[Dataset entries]

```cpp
int custom_fft_convolve_slab(mvsim_ctx* ctx, const float* img, const int64_t dim[3], const float* psf,
                             const int64_t kdim[3], const SlabRange& slab, float* out, ConvTail* tail)
{
    using namespace fft;
    ConvPlan pl;
    if (!conv_plan(dim, kdim, ctx->opt, &pl)) { set_error("custom FFT: no hand-written size for this volume / PSF"); return MVSIM_EINVAL; }
    const Options& o = ctx->opt;
    const int kz = pl.k[2];
    ConvRun r{pl, slab};
    r.plane = (long long)pl.hxp * pl.py;
    r.is_slab = slab.nz_in != pl.n[2] || slab.nz_out != pl.n[2];
    r.V = (tail && tail->views > 1) ? tail->views : 1;
    r.zstride = (tail && pl.early && tail->zstride > 1 && (!r.is_slab || slab.z_out0 % tail->zstride == 0)) ? tail->zstride : 1;
    ExtractPlan fp{};
    const bool fuse = tail && tail->want_fuse && !r.is_slab && tail->acq &&
                      fused_tail_of(pl, tail->inc, tail->con_adj != nullptr, &fp) &&
                      ((reinterpret_cast<uintptr_t>(tail->acq) | reinterpret_cast<uintptr_t>(tail->con_adj)) & 15) == 0;
    if (fuse) r.zstride = tail->con_adj ? 1 : tail->inc;
    if (tail) { tail->zstride = r.zstride; tail->fused = fuse; tail->fused_blocks = fp.blocks; tail->fused_segcap = fp.segcap; }
    r.corr_n = (tail && tail->corr_n > 0 && !r.is_slab) ? tail->corr_n : 0;
    r.corr_min = tail ? tail->min_value : 0.f; r.corr_target = tail ? tail->target_average : 1.f;
    if (tail) tail->corr_done = r.corr_n > 0;
    const bool x_done = tail && tail->x_done;
    if (r.is_slab && !pl.zdirect) {
        set_error("z-slab tiling needs the direct z pass (PSF depth %d > 64 or option fft_zpass=fft)", kz);
        return MVSIM_EINVAL;
    }
    if (r.V > 1 && (r.is_slab || !pl.early || fuse || x_done || tail->plane_nz)) {
        set_error("stacked views need the direct z pass with the early sum on whole views");
        return MVSIM_EINVAL;
    }
    const int nkv = (r.slab.nz_out - 1) / r.zstride + 1;
    r.nzp = r.V > 1 ? nkv * r.zstride : r.slab.nz_out;
    r.nk = nkv * r.V;
    const size_t cbytes = pl.spectrum_bytes(r.slab.nz_in, r.slab.nz_out, r.nzp, r.V);
    const long long rows_out_early = (long long)pl.n[1] * r.slab.nz_out * r.V;
    if (x_done && cbytes > ctx->cfft_f.bytes) {
        set_error("custom FFT: the spectrum needs %zu bytes, the fused x transform left it in %zu", cbytes, ctx->cfft_f.bytes);
        return MVSIM_EINVAL;
    }
    if (!x_done) MVSIM_TRY(ctx->cfft_f.reserve(cbytes));
    MVSIM_TRY(ctx->cfft_g.reserve(cbytes));
    r.zs_chunk = (pl.zdirect && r.zstride > 1 && o.zconv_strided && o.zpass != 3)
                     ? zconv_strided_chunk(slab.nz_out, kz, r.zstride, (o.exp & 2) != 0, &r.zs_frows, &r.zs_lds) : 0;
    r.zinline = pl.zdirect && !r.is_slab && r.zs_chunk == 0 && r.V == 1 && (o.zpass == 3 || pl.zinline_auto);
    const size_t g2_bytes = (size_t)r.V * pl.hxp * pl.pyb * kz * sizeof(float2);
    PsfCache::Entry* pe = ctx->psf_entry;
    ctx->psf_entry = nullptr;
    if (pe && !(r.V == 1 && !r.is_slab && pl.zdirect && !r.zinline && psf == pe->psf && pe->g2_bytes == g2_bytes)) pe = nullptr;
    if (!(pe && pe->filled)) MVSIM_TRY(ctx->cfft_g1.reserve((size_t)r.V * pl.hxp * pl.k[1] * kz * sizeof(float2)));
    if (!pe) MVSIM_TRY(ctx->cfft_g2.reserve(g2_bytes));
    MVSIM_TRY(ctx->partials.reserve(PARTIALS_BYTES));
    MVSIM_TRY(ctx->partials_e.reserve((size_t)((rows_out_early + 3) / 4 + 16) * sizeof(double)));
    r.scal = scal_of(ctx);
    MVSIM_TRY(ensure_twiddles(ctx, pl.M, 0, &r.tw_m));
    MVSIM_TRY(ensure_twiddles(ctx, pl.px, 1, &r.tw_px));
    MVSIM_TRY(ensure_twiddles(ctx, pl.py, 0, &r.tw_py));
    if (!pl.zdirect || r.zinline) MVSIM_TRY(ensure_twiddles(ctx, pl.pz, 0, &r.tw_pz));
    r.F = ctx->cfft_f.as<float2>(); r.G = ctx->cfft_g.as<float2>();
    r.G1 = ctx->cfft_g1.as<float2>(); r.G2 = pe ? static_cast<float2*>(pe->g2) : ctx->cfft_g2.as<float2>();
    hipStream_t s = ctx->stream;

    const bool flags_follow = x_done && tail->plane_nz && !r.zinline && !r.is_slab && !fuse;
    MVSIM_TRY(psf_spectrum(ctx, r, psf, pe, flags_follow));

    ev_begin(ctx, ST_CONVOLVE);
    if (x_done) {
        if (!pl.ymirror || r.V != 1) { set_error("x_done without the geometry of the fused x transform"); return MVSIM_EINVAL; }
        if (tail->row_bits) {
            if (r.is_slab || !pl.zdirect) { set_error("row bits on a view pass B cannot read them for"); return MVSIM_EINVAL; }
            r.rowbits = tail->row_bits;
        }
    } else {
        MVSIM_TRY(pass_a(ctx, r, img));
    }
    if (flags_follow) MVSIM_TRY(plane_flags_setup(ctx, r, tail->plane_nz));
    MVSIM_TRY(pass_b(ctx, r));
    if (ctx->psf_on_side) MVSIM_HIP(hipStreamWaitEvent(s, ctx->ev_join, 0));
    ev_begin(ctx, ST_PASS_C);
    if (r.zinline) MVSIM_TRY(zpass_inline(ctx, r));
    else if (pl.zdirect) MVSIM_TRY(zpass_direct(ctx, r));
    else MVSIM_TRY(zpass_fft(ctx, r));
    ev_end(ctx, ST_PASS_C);
    float2* Fz = pl.zdirect ? r.G : r.F;
    MVSIM_TRY(pass_d(ctx, r, Fz));
    C2RFuse fz{};
    if (fuse) MVSIM_TRY(fused_tail_args(ctx, r, *tail, fp, &fz));
    ev_begin(ctx, ST_PASS_E);
    const float scale = (float)(0.25 / ((double)pl.px * (double)pl.py * ((pl.zdirect && !r.zinline) ? 1.0 : (double)pl.pz)));
    int nblk = 0;
    const bool sparse = tail_sparse_ok(tail && tail->want_sparse, r.pnz_dil != nullptr, fuse) && r.V == 1 && !r.is_slab;
    if (tail) { tail->sparse = sparse; tail->sparse_flags = sparse ? r.pnz_dil : nullptr; tail->sparse_stride = sparse ? r.zstride : 0; }
    MVSIM_TRY(launch_c2r(ctx, pl.M, Fz, out, r.tw_m, r.tw_px, pl.hxp, pl.py * r.zstride, pl.n[0], pl.n[1], (long long)pl.n[1] * r.nk, scale,
                         pl.early ? nullptr : ctx->partials_e.as<double>(), &nblk, fuse ? &fz : nullptr,
                         C2REmpty{r.pnz_dil, r.zstride, sparse ? 1 : 0}));
    if (fuse && nblk != fp.blocks) { set_error("fused tail: block count mismatch"); return MVSIM_EINVAL; }
    if (!pl.early) hipLaunchKernelGGL(k_reduce_partials, dim3(1), dim3(1024), 0, s, ctx->partials_e.as<double>(), (long long)nblk, r.scal, 1.0,
                                      r.corr_n, r.corr_min, r.corr_target);
    MVSIM_HIP(hipGetLastError());
    ev_end(ctx, ST_PASS_E);
    if (fuse && tail->noise) {
        ev_end(ctx, ST_CONVOLVE);
        ev_begin(ctx, ST_EXTRACT);
        ExtractOps ops;
        ops.out = tail->acq; ops.queue_ws = ctx->pqueue.p; ops.mul = tail->mul; ops.seed = tail->seed; ops.stream = tail->stream;
        MVSIM_TRY(launch_resolve(s, fp, ops));
        ev_end(ctx, ST_EXTRACT);
        return MVSIM_OK;
    }
    ev_end(ctx, ST_CONVOLVE);
    return MVSIM_OK;
}

}
```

§ **Aim of the task**: Count the lines in the records above that contain the word "sizeof", and reply with that number alone.

§ **Task output**: 3